ApproachInsertMedian
Sorted listO(n)O(1)
Re-sort each timeO(n log n)O(1)
Two heapsO(log n)O(1)
Order-statistics treeO(log n)O(log n)

Extension: sliding window median

A harder variant: maintain the median of the last k elements. As new elements arrive, old ones expire. The challenge is that heaps do not support arbitrary removal efficiently.

The trick is lazy deletion: keep a dictionary of “elements to ignore.” When the expired element surfaces at the top of a heap, discard it then.

import heapq
from collections import defaultdict


class SlidingWindowMedian:
    """
    Maintains the median of the last k elements in a stream.
    Uses lazy deletion to handle expiring elements.
    """

    def __init__(self, k):
        self.k = k
        self.lower = []           # max-heap (negated)
        self.upper = []           # min-heap
        self.invalid = defaultdict(int)   # element -> count pending removal
        self.lower_size = 0       # effective size (excluding lazy-deleted)
        self.upper_size = 0

    def _prune(self, heap):
        """Remove invalidated elements from the top of a heap."""
        while heap and self.invalid[-heap[0] if heap is self.lower else heap[0]]:
            top = -heapq.heappop(heap) if heap is self.lower else heapq.heappop(heap)
            self.invalid[top] -= 1

    def _balance(self):
        while self.lower_size > self.upper_size + 1:
            self._prune(self.lower)
            val = -heapq.heappop(self.lower)
            self.lower_size -= 1
            heapq.heappush(self.upper, val)
            self.upper_size += 1
            self._prune(self.upper)
        while self.upper_size > self.lower_size:
            self._prune(self.upper)
            val = heapq.heappop(self.upper)
            self.upper_size -= 1
            heapq.heappush(self.lower, -val)
            self.lower_size += 1
            self._prune(self.lower)

    def insert(self, num):
        self._prune(self.lower)
        if not self.lower or num <= -self.lower[0]:
            heapq.heappush(self.lower, -num)
            self.lower_size += 1
        else:
            heapq.heappush(self.upper, num)
            self.upper_size += 1
        self._balance()

    def remove(self, num):
        self.invalid[num] += 1
        self._prune(self.lower)
        if self.lower and num <= -self.lower[0]:
            self.lower_size -= 1
        else:
            self.upper_size -= 1
        self._balance()

    def get_median(self):
        self._prune(self.lower)
        self._prune(self.upper)
        if self.lower_size == self.upper_size:
            return (-self.lower[0] + self.upper[0]) / 2.0
        return float(-self.lower[0])


nums = [1, 3, -1, -3, 5, 3, 6, 7]
k = 3
swm = SlidingWindowMedian(k)
medians = []

for i, num in enumerate(nums):
    swm.insert(num)
    if i >= k - 1:
        medians.append(swm.get_median())
        swm.remove(nums[i - k + 1])

print("Array:   ", nums)
print(f"k = {k}")
print("Medians: ", medians)
# Expected: [1.0, -1.0, -1.0, 3.0, 5.0, 6.0]

Real-world uses

Real-time fraud detection — a bank streams transactions and maintains a running median transaction amount. A new transaction at 50× the median triggers an alert. The threshold must update in real time as new transactions arrive.

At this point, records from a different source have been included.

# SHI-Labs/SH-GAN

Measured on AMD Instinct MI355X. Metric: generator images/sec, higher is better.
Workload: dtype f32

## Files before the change

### sh-gan_amd/csrc/conv_wino_poly.hip

```cpp
#include "wino_common.h"
#include <stdlib.h>
#include <type_traits>

__device__ __attribute__((aligned(16))) float shg_poly_zeros[64];

struct PolySub {
    const float* wu;
    int nby, nbx;
    int tiles_x, tiles_y;
    int n_ttiles;
};
struct PolyParams {
    const float* x;
    float* y;
    const float* in_scale;
    int NB, I, O, OP, H, W;
    int n_otiles, nchunk;
    PolySub a, b;
    const float* wt;
    int IPK, n_strip_tiles;
    int PH2, PP;
    const float* bias;
    const float* residual;
    int act;
    float alpha, gain, clamp;
    int cps;
    long part_stride;
};

namespace poly {
constexpr int KC = 8, BO = 64, BT = 64;
constexpr int V_SZ = 16 * KC * BT;
constexpr int NT = 1024;
constexpr int NXF = KC;

enum { UA = 0, UB = 1, DA = 2, DB = 3 };

template <int SCHEME, int TY, int TX, int NBX>
struct Geo {
    static constexpr bool A = SCHEME == UA || SCHEME == DA;
    static_assert(NBX > 0 || TY * TX == BT, "64 blocks per tile");
    static_assert(NBX == 0 || A, "flat tiling is for the 3x3 blocks of schemes UA / DA");
    static constexpr int BS = A ? 3 : 2;
    static constexpr int RMAX = NBX ? (NBX - 1 + BT + NBX - 1) / NBX : TY;
    static constexpr int PH = A ? 3 * RMAX + 1 : 2 * TY + 1;
    static constexpr int PW = SCHEME == UA ? ((3 * (NBX ? NBX : TX) + 1 + 3 + 3) / 4) * 4
                            : SCHEME == DA ? (NBX ? ((3 * NBX + 1 + 3) / 4) * 4 : ((3 * TX + 1 + 3 + 3) / 4) * 4)
                            : 2 * TX + 4;
    static constexpr int DB_W0 = 2 * TX, DB_W1 = 2 * TX + 4, DB_W2 = 2 * TX;
    static constexpr int DB_N0 = (2 * TY + 1) * DB_W0, DB_N1 = 2 * TY * DB_W1, DB_N2 = 2 * TY * DB_W2;
    static constexpr int RP = SCHEME == DB ? DB_N0 + DB_N1 + DB_N2 : PH * PW;
    static constexpr int PW4 = PW / 4, PATCH4 = RP / 4, R_SZ = KC * RP;
    static constexpr int NPIECE = (PATCH4 + 63) / 64;
};
}
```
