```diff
     auto products = [&](int st) {
-        const unsigned sb = lds0 + st * STAGE;
+        const unsigned char* sb = lds + st * STAGE + bbase;
         const unsigned char* sa = lds + st * STAGE + abase;
 #pragma unroll
         for (int ks = 0; ks < WPX / 16; ++ks) {
             uint4 af[2][NP], bf[2][NP];
-            Gather gb[2][NP];
-#pragma unroll
-            for (int p = 0; p < NP; ++p)
-#pragma unroll
-                for (int q = 0; q < 4; ++q) gb[1][p].lo[q] = gb[1][p].hi[q] = 0u;
 #pragma unroll
             for (int mt = 0; mt < 2; ++mt)
 #pragma unroll
-                for (int p = 0; p < NP; ++p) af[mt][p] = *reinterpret_cast<const uint4*>(sa + p * APL + mt * 32 * WAP + ks * 32);
-            auto row = [&](auto kc, int b) {
-                constexpr int KO = decltype(kc)::value * 256;
-                const unsigned addr = sb + bbase + b * WROW;
-                gather8<KO>(addr, gb[b][0]);
-                if constexpr (NP == 3) {
-                    gather8<PPL + KO>(addr, gb[b][1]);
-                    gather8<2 * PPL + KO>(addr, gb[b][2]);
+                for (int p = 0; p < NP; ++p) af[mt][p] = tr_frag<WAP>(sa + p * APL + mt * 64 + ks * 16 * WAP);
+#pragma unroll
+            for (int b = 0; b < 2; ++b)
+#pragma unroll
+                for (int p = 0; p < NP; ++p) {
+                    bf[b][p] = make_uint4(0u, 0u, 0u, 0u);
+                    if (b < nkh && !(g.abl & 4)) bf[b][p] = tr_frag<16>(sb + p * PPL + b * WROW + ks * 256);
                 }
-            };
-            auto both = [&](auto kc) { row(kc, 0); if (nkh == 2) row(kc, 1); };
-            if (g.abl & 4) { }
-            else if (ks == 0) both(std::integral_constant<int, 0>{});
-            else if (ks == 1) both(std::integral_constant<int, 1>{});
-            else if (ks == 2) both(std::integral_constant<int, 2>{});
-            else both(std::integral_constant<int, 3>{});
-            gather_fence<NP>(gb[0]);
-            gather_fence<NP>(gb[1]);
-#pragma unroll
-            for (int b = 0; b < 2; ++b)
-#pragma unroll
-                for (int p = 0; p < NP; ++p) bf[b][p] = merge(gb[b][p]);
 #pragma unroll
             for (int b = 0; b < 2; ++b) {
                 if (b < nkh && !(g.abl & 8)) {
```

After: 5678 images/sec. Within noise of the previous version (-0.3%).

## Move x6w2 tile barrier before last tap and reorder global loads for coalescing

Applied to the files above, without the earlier changes.

Restructures the main loop of the 3x3 implicit-GEMM weight-gradient kernel so the per-tile __syncthreads and the next tile's LDS fragment preloads happen before the final tap's MFMAs rather than after all taps. The goal is to hide the barrier and the LDS reload latency behind compute. It also permutes which k-rows each lane loads and stores (XOR-swizzled row offsets and masks) so that global loads and LDS stores coalesce better. This adds complexity in the mask bit fixups and redistributes the conversion work across taps. There is a risk of correctness bugs and higher register pressure.

```diff
diff --git a/peclr_amd/csrc/gemm_x6t.hip b/peclr_amd/csrc/gemm_x6t.hip
--- a/peclr_amd/csrc/gemm_x6t.hip
+++ b/peclr_amd/csrc/gemm_x6t.hip
@@ -321,7 +321,13 @@
 constexpr int X6W2_S2_MAX_HW = X6W2_TAB / 36 - 3;
 
 
-template <int WGM, bool S2 = false>
+#ifndef PECLR_X6W2_EARLY_BARRIER
+#define PECLR_X6W2_EARLY_BARRIER 1
+#endif
+#ifndef PECLR_X6W2_CF_STORES
+#define PECLR_X6W2_CF_STORES 1
+#endif
+template <int WGM, bool S2 = false, bool EB = PECLR_X6W2_EARLY_BARRIER != 0, bool CF = PECLR_X6W2_CF_STORES != 0>
 __global__ __launch_bounds__(512, 2) void gemm_x6w2_kernel(X6TArgs g) {
     constexpr int GRP = 3 * 2 * 64 * 16;
     constexpr int NGA = WGM / 2, NG = NGA + 9, BUF = NG * GRP;
@@ -382,11 +388,13 @@
 
     const int chunk = (lane & 7) + 8 * (lane >> 5), kq = (lane >> 3) & 3;
     const int cin = 4 * (chunk & 7), tile = chunk >> 3;
-    const int st_off = (kq >> 1) * 1024 + tile * 512 + (kq & 1) * 8;
+    const int qx = CF ? kq & 2 : 0;
+    const int st_off = (kq >> 1) * 1024 + tile * 512 + (kq & 1) * 8 + 2 * qx;
     struct Grp {
         __amdgpu_buffer_rsrc_t rs;
         unsigned off;
         unsigned step, ld4;
+        unsigned hop;
         int tb;
         int st;
         bool isx;
@@ -406,7 +414,8 @@
                                                  __builtin_amdgcn_readfirstlane((int)(rows * ld * 4)), 0x00020000);
         s.ld4 = __builtin_amdgcn_readfirstlane((unsigned)ld * 4u);
         s.step = TK * s.ld4;
-        s.off = ok ? (unsigned)(((kbeg + 4 * kq + shift) * ld + (is_a ? m0 : n0) + c) * 4) : 0x80000000u;
+        s.off = ok ? (unsigned)(((kbeg + 4 * kq + qx + shift) * ld + (is_a ? m0 : n0) + c) * 4) : 0x80000000u;
+        s.hop = qx ? 0u - 2u * s.ld4 : 2u * s.ld4;
         s.tb = __builtin_amdgcn_readfirstlane(2 * BUF + tap * X6W2_MAX_HW);
         s.isx = !is_a;
         if constexpr (S2) {
@@ -422,13 +431,20 @@
 
     f32x4 la[4], lb[4];
     unsigned m1 = 0, m2 = 0;
+    auto row_off = [&](const Grp& G, int q) {
+        if constexpr (CF) return G.off + (q & 1) * G.ld4 + (q >> 1 ? G.hop : 0u);
+        else return G.off + q * G.ld4;
+    };
+    auto mask_raw = [&](const Grp& G) { return (unsigned)lds[G.tb + pk]; };
+    auto mask_fix = [&](unsigned m) { return CF ? (m | m << 4) >> qx : m; };
+    auto mask_of = [&](const Grp& G) { return mask_fix(mask_raw(G)); };
     auto issue_row = [&](const Grp& G, unsigned msk, int q, f32x4 (&r)[4]) {
         unsigned o;
-        if constexpr (S2) o = G.off + (G.isx ? msk : q * G.ld4);
-        else o = (msk >> q) & 1u ? G.off + q * G.ld4 : 0x80000000u;
+        if constexpr (S2) o = G.isx ? G.off + msk : row_off(G, q);
+        else o = (msk >> q) & 1u ? row_off(G, q) : 0x80000000u;
         r[q] = __builtin_bit_cast(f32x4, __builtin_amdgcn_raw_buffer_load_b128(G.rs, (int)o, 0, 0));
     };
-    auto entry = [&](const Grp& G, int q) { return *reinterpret_cast<const unsigned*>(lds + G.tb + 4 * (pk + q)); };
+    auto entry = [&](const Grp& G, int q) { return *reinterpret_cast<const unsigned*>(lds + G.tb + 4 * (pk + (q ^ qx))); };
     auto issue = [&](const Grp& G, unsigned msk, int qp, f32x4 (&r)[4]) {
         if constexpr (S2) {
             issue_row(G, entry(G, 2 * qp), 2 * qp, r);
@@ -461,7 +477,7 @@
         s.r1 = sub_f32(s.r1, __uint_as_float(s.m & 0xFFFF0000u));
     };
     auto q_third = [&](const Quarter& s, const Grp& G, int buf, int qp, int j) {
-        unsigned char* d = lds + G.st + buf * BUF + 4 * qp + slot_of(cin + j) * 16;
+        unsigned char* d = CF ? lds + ((G.st + buf * BUF + slot_of(cin + j) * 16) ^ (4 * qp)) : lds + G.st + buf * BUF + 4 * qp + slot_of(cin + j) * 16;
         *reinterpret_cast<unsigned*>(d) = s.h;
         *reinterpret_cast<unsigned*>(d + 2048) = s.m;
         *reinterpret_cast<unsigned*>(d + 4096) = pk_bf16(s.r0, s.r1);
@@ -482,7 +498,7 @@
     const int fb = (NGA + tap0) * GRP + kh * 1024 + wn * 512 + slot_of(i) * 16;
 
     __syncthreads();
-    if constexpr (!S2) { m1 = lds[G1.tb + pk]; m2 = lds[G2.tb + pk]; }
+    if constexpr (!S2) { m1 = mask_of(G1); m2 = mask_of(G2); }
     issue(G1, m1, 0, la); issue(G1, m1, 1, la);
     if (two) { issue(G2, m2, 0, lb); issue(G2, m2, 1, lb); }
     next_pixel(); advance(G1); advance(G2);
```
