@@ -408,6 +411,15 @@
         t = ts > t ? ts : t;
     }
     return t;
+}
+
+extern "C" int bg_denoiser_n_split(int net, int B, int S, int E, int dtype, double rows_per_group) {
+    BG_REQUIRE(net >= BG_SURFPOS && net <= BG_EDGEZ, BG_E_ARG, "bg_denoiser_n_split: bad net id %d", net);
+    BG_REQUIRE(dtype == BG_F32 || dtype == BG_BF16 || dtype == BG_F16, BG_E_DTYPE, "bg_denoiser_n_split: dtype %d", dtype);
+    if (net < BG_EDGEPOS) E = 1;
+    if (B < 2 || S <= 0 || E <= 0) return 1;
+    const double rows = rows_per_group > 0 ? rows_per_group : 0.5 * (double)B * S * E;
+    return rows >= (double)bg::SPLIT_MIN_GROUP_ROWS ? 2 : 1;
 }
 
 extern "C" int bg_denoiser_fwd(const bg_denoiser_weights* w, const bg_denoiser_inputs* in, float* eps_out,
@@ -458,7 +470,7 @@
         const size_t bytes = align_up(plan(net, sub.B, S, E, w->dtype).total);
         hipStream_t sk = k == 0 ? s : g_split.aux[k - 1];
         if (k > 0 && (he = hipStreamWaitEvent(sk, g_split.fork, 0)) != hipSuccess) { rc = (int)he; break; }
-        rc = run(w, &sub, eps_out + (size_t)lo * tok * w->fc_out.n_out, wsp, bytes, sk, true);
+        rc = run(w, &sub, eps_out + (size_t)lo * tok * w->fc_out.n_out, wsp, bytes, sk, true, ns);
         if (rc) break;
         wsp += bytes;
     }
diff --git a/brepgen_amd/csrc/gemm_16bit.hip b/brepgen_amd/csrc/gemm_16bit.hip
--- a/brepgen_amd/csrc/gemm_16bit.hip
+++ b/brepgen_amd/csrc/gemm_16bit.hip
@@ -705,6 +705,10 @@
             return launch_p256<F16>(h, s);
         };
         if (g_tune[TUNE_P256_MODE] == 1) return p256(g, rows_all);
+        const int sib = g.m_dev == nullptr && g.groups >= 2 ? sibling_plan() : 0;
+        if (((sib & SIBLING_FORCED) && !split) || ((sib & SIBLING_RULE_256) && p256_rows(g.M, g.N_pad / 256, split, true) == 0 &&
+                          p256_rows_groups(g.M, g.N_pad / 256, split, g.groups) >= g.M))
+            return p256(g, rows_all);
         const bool plan = g.m_dev != nullptr && g.rows_plan > 0;
         const int rows_est = plan ? (int)fmin((double)g.M, g.rows_plan + 0.5)
                                   : ((g.m_dev != nullptr && g.rows_hint > 0) ? (int)fmin((double)g.M, g.rows_hint + 0.5) : g.M);
diff --git a/brepgen_amd/csrc/gemm_split.hip b/brepgen_amd/csrc/gemm_split.hip
--- a/brepgen_amd/csrc/gemm_split.hip
+++ b/brepgen_amd/csrc/gemm_split.hip
@@ -251,7 +251,9 @@
 template <bool F16>
 int launch_split_pipe(const GemmArgs& g, hipStream_t s) {
     const int m128 = (g.M + 127) / 128, nt = m128 * (g.N_pad / 128);
-    const int grid = nt < 512 ? (nt & ~7) : 512;
+    const int sib = sibling_plan();
+    int grid = split_pipe_grid(nt, (sib & SIBLING_GRID_SPLIT) ? g.groups : 0, (sib & SIBLING_GRID_SPLIT_FULL) != 0);
+    if ((sib & SIBLING_FORCED) && g.groups >= 2 && grid >= 16) grid = (grid / 2) & ~7;
     hipLaunchKernelGGL((gemm16_split_pipe_kernel<F16>), dim3(grid), dim3(256), 0, s, g, m128);
     return launch_status("gemm16_split_pipe");
 }
diff --git a/brepgen_amd/csrc/qkv_attn.hip b/brepgen_amd/csrc/qkv_attn.hip
--- a/brepgen_amd/csrc/qkv_attn.hip
+++ b/brepgen_amd/csrc/qkv_attn.hip
@@ -455,14 +455,16 @@
     return (t == 2 || tiles >= 512) ? 1 : 0;
 }
 
-int qkv_attention_launch(const QkvAttnArgs& g, int dtype, hipStream_t s) {
+int qkv_attention_launch(const QkvAttnArgs& g, int dtype, hipStream_t s, int groups = 0) {
     const int S = g.N <= 32 ? 32 : 64, spt = 256 / S;
     const int tiles = (g.B + spt - 1) / spt * BG_N_HEAD;
     if (tiles <= 0) return 0;
     const double rows = (double)g.B * g.N;
     ProfScope prof(PK_QKV_ATTN, 2.0 * rows * BG_D_MODEL * 3 * BG_D_MODEL + 4.0 * BG_N_HEAD * (double)g.B * g.N * g.N * BG_D_HEAD,
                    rows * (2.0 * BG_D_MODEL * 2 + FOLD_PARTS * 8.0) + 2.0 * 3 * BG_D_MODEL * BG_D_MODEL + 2 * 4.0 * 3 * BG_D_MODEL, s);
-    const int grid = tiles < 256 ? tiles : 256;
+    const int sib = groups >= 2 ? sibling_plan() : 0;
+    int grid = qkv_attn_grid(tiles, (sib & SIBLING_GRID_QKV) ? groups : 0, (sib & SIBLING_GRID_QKV_FULL) != 0);
+    if ((sib & SIBLING_FORCED) && grid >= 16) grid = (grid / 2) & ~7;
     const bool f16 = dtype == BG_F16;
     QkvAttnArgs ge = g;
     ge.pin = qkv_attn_pinned_walk(tiles, grid);
@@ -507,9 +509,9 @@
 }
 
 int qkv_attention(const void* x_hi, const void* w_qkv, const float* bias, const float* colsum, const float* stats_in, void* out,
-                  const uint8_t* key_pad, int B, int N, int dtype, float ln_eps, hipStream_t s) {
+                  const uint8_t* key_pad, int B, int N, int dtype, float ln_eps, hipStream_t s, int groups) {
     const QkvAttnArgs g{x_hi, w_qkv, bias, colsum, stats_in, out, nullptr, key_pad, B, N, B * N, ln_eps};
-    return qkv_attention_launch(g, dtype, s);
+    return qkv_attention_launch(g, dtype, s, groups);
 }
 
 }
diff --git a/brepgen_amd/csrc/runtime.hip b/brepgen_amd/csrc/runtime.hip
--- a/brepgen_amd/csrc/runtime.hip
+++ b/brepgen_amd/csrc/runtime.hip
@@ -99,5 +99,17 @@
     return bg::p256_rows(rows, n_cols >> 8, split_residual != 0, concurrent != 0);
 }
 
+extern "C" int bg_gemm_p256_rows_groups(int rows, int n_cols, int split_residual, int groups) {
+    BG_REQUIRE(rows >= 0 && n_cols > 0 && (n_cols & 255) == 0 && groups >= 0, BG_E_ARG,
+               "bg_gemm_p256_rows_groups: rows >= 0, n_cols a positive multiple of 256 and groups >= 0 expected");
+    return bg::p256_rows_groups(rows, n_cols >> 8, split_residual != 0, groups);
+}
+
+extern "C" int bg_qkv_attn_grid(int B, int N, int groups) {
+    BG_REQUIRE(B > 0 && B <= (1 << 24) && N >= 2 && N <= 64 && groups >= 0, BG_E_ARG, "bg_qkv_attn_grid: 0 < B <= 2^24, 2 <= N <= 64 and groups >= 0 expected");
+    const int spt = N <= 32 ? 8 : 4;
+    return bg::qkv_attn_grid((B + spt - 1) / spt * BG_N_HEAD, groups);
+}
+
 extern "C" int bg_abi_version(void) { return BG_ABI_VERSION; }
 extern "C" const char* bg_last_error(void) { return bg::g_err; }
diff --git a/brepgen_amd/network.py b/brepgen_amd/network.py
--- a/brepgen_amd/network.py
+++ b/brepgen_amd/network.py
@@ -320,15 +320,19 @@
         inp.mask, inp.timesteps, inp.class_label = ptr(mk), ptr(t), ptr(class_label)
         inp.cond_cache, inp.cond_cache_valid = None, 0
         inp.varlen = int(bool(self.varlen) and mk is not None and self.NET != BG_SURFPOS)
-        ns = self.n_split
-        if ns == "auto":
-            ns = 2 if (B >= 2 and B * S * E >= 16384) else 1
-        inp.n_split = int(ns)
+        ns, auto = self.n_split, self.n_split == "auto"
+        if auto:
+            ns = _lib.load().bg_denoiser_n_split(self.NET, B, S, E, w.dtype, 0.0)
         (inp.rows_hint, inp.pairs_hint), plan = (0.0, 0.0), ()
         if inp.varlen:
             fold_on = int(dt != torch.float32 and bool(self.fold_layernorm))
             paired = lambda group_b: bool(_lib.load().bg_slot_packing_applies(self.NET, group_b, S, E, w.dtype, fold_on))
             (inp.rows_hint, inp.pairs_hint), plan = self._row_hints(mask, S, E, B, ns, paired)
+            if auto and ns > 1 and plan:
+                ns = _lib.load().bg_denoiser_n_split(self.NET, B, S, E, w.dtype, max(plan))
+                if ns == 1:
+                    (inp.rows_hint, inp.pairs_hint), plan = self._row_hints(mask, S, E, B, ns, paired)
+        inp.n_split = int(ns)
         for k in range(4):
             inp.rows_plan[k] = plan[k] if k < len(plan) else 0.0
         use_cache = (self.cache_conditioning and surf_pos is not None and not self.training
diff --git a/include/brepgen_hip.h b/include/brepgen_hip.h
--- a/include/brepgen_hip.h
+++ b/include/brepgen_hip.h
@@ -218,6 +218,8 @@
 } bg_denoiser_inputs;
 
 int bg_slot_packing_applies(int net, int B, int S, int E, int dtype, int fold);
+
+int bg_denoiser_n_split(int net, int B, int S, int E, int dtype, double rows_per_group);
 
 size_t bg_workspace_bytes(int net, int B, int S, int E, int dtype);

Median response time monitoring — infrastructure dashboards (Datadog, Prometheus) display the P50 (median) and P95 latency for API endpoints. Requests arrive continuously; recomputing from scratch is not feasible.

Financial data streams — algorithmic trading systems track the median bid-ask spread over a rolling window. The two-heaps structure handles the constant stream of tick data efficiently.

Sensor data processing — IoT pipelines use running medians (rather than means) as a noise-resistant summary statistic. The median is unaffected by a single faulty sensor reading; the mean is not.

A/B testing running statistics — experimentation platforms compute the median conversion value for each variant as events stream in, updating significance tests without storing the full event history.